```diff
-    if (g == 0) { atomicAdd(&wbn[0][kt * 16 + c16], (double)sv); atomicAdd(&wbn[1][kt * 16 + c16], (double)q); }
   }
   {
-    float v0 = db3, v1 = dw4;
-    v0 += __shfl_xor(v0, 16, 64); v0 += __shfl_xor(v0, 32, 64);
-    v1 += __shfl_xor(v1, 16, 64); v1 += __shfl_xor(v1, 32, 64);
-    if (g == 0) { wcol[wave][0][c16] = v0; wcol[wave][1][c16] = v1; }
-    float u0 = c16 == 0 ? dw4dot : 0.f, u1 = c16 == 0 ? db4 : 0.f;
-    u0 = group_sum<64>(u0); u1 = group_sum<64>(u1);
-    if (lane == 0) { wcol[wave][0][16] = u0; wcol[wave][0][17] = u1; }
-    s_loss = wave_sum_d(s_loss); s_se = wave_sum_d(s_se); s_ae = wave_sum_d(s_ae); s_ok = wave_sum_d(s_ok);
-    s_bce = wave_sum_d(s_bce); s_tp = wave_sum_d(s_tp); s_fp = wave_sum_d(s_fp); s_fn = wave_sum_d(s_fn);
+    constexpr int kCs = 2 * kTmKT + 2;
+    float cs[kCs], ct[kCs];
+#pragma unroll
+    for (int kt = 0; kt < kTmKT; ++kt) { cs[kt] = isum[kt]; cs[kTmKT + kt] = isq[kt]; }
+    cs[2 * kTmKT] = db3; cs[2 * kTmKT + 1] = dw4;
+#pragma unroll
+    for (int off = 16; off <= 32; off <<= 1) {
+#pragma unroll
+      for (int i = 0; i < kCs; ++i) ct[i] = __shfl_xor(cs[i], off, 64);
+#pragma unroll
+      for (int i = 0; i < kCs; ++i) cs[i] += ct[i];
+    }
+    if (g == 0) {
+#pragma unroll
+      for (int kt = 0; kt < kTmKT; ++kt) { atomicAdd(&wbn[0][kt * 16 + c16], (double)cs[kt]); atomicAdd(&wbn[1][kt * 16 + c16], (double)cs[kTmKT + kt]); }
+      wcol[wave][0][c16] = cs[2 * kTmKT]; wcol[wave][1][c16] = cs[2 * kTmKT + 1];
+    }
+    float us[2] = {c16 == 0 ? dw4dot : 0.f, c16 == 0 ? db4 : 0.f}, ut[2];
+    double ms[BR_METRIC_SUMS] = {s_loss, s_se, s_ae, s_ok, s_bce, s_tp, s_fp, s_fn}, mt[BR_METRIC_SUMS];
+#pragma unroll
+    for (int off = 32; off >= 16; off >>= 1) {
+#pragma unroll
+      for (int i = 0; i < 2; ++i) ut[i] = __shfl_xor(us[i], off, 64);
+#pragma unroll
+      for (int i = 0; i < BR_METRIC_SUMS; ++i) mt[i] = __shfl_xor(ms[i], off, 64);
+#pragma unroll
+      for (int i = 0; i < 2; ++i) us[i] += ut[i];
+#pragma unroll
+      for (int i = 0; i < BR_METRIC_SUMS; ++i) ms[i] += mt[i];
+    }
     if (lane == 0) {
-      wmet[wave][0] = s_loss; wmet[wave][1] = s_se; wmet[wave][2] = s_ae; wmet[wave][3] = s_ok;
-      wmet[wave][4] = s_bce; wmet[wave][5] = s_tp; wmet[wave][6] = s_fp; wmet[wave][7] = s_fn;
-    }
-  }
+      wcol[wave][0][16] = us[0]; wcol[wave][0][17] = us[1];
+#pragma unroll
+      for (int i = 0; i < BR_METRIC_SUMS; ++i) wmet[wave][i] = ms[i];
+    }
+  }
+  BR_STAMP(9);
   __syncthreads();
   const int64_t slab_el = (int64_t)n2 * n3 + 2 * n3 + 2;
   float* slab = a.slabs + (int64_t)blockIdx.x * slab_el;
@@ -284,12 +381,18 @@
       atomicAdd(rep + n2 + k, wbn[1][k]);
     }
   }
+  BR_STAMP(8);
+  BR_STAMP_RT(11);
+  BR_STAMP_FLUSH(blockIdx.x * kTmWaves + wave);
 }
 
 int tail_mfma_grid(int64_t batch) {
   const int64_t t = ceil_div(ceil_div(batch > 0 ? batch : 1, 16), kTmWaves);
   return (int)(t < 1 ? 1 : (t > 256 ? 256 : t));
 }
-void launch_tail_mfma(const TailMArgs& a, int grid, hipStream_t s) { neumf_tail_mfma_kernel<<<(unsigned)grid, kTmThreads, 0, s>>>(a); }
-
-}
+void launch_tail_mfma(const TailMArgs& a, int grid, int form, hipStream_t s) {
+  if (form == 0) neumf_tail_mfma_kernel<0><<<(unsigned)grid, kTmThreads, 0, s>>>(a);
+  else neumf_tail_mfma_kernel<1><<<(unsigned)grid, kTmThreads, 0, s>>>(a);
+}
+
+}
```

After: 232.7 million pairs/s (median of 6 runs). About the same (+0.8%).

→ **ACTIVITY**: Go through the entries above and copy each line holding the string "kTmKT".

→ **WRITTEN ANSWER**:
+    constexpr int kCs = 2 * kTmKT + 2;
+    for (int kt = 0; kt < kTmKT; ++kt) { cs[kt] = isum[kt]; cs[kTmKT + kt] = isq[kt]; }
+    cs[2 * kTmKT] = db3; cs[2 * kTmKT + 1] = dw4;
+      for (int kt = 0; kt < kTmKT; ++kt) { atomicAdd(&wbn[0][kt * 16 + c16], (double)cs[kt]); atomicAdd(&wbn[1][kt * 16 + c16], (double)cs[kTmKT + kt]); }
+      wcol[wave][0][c16] = cs[2 * kTmKT]; wcol[wave][1][c16] = cs[2 * kTmKT + 1];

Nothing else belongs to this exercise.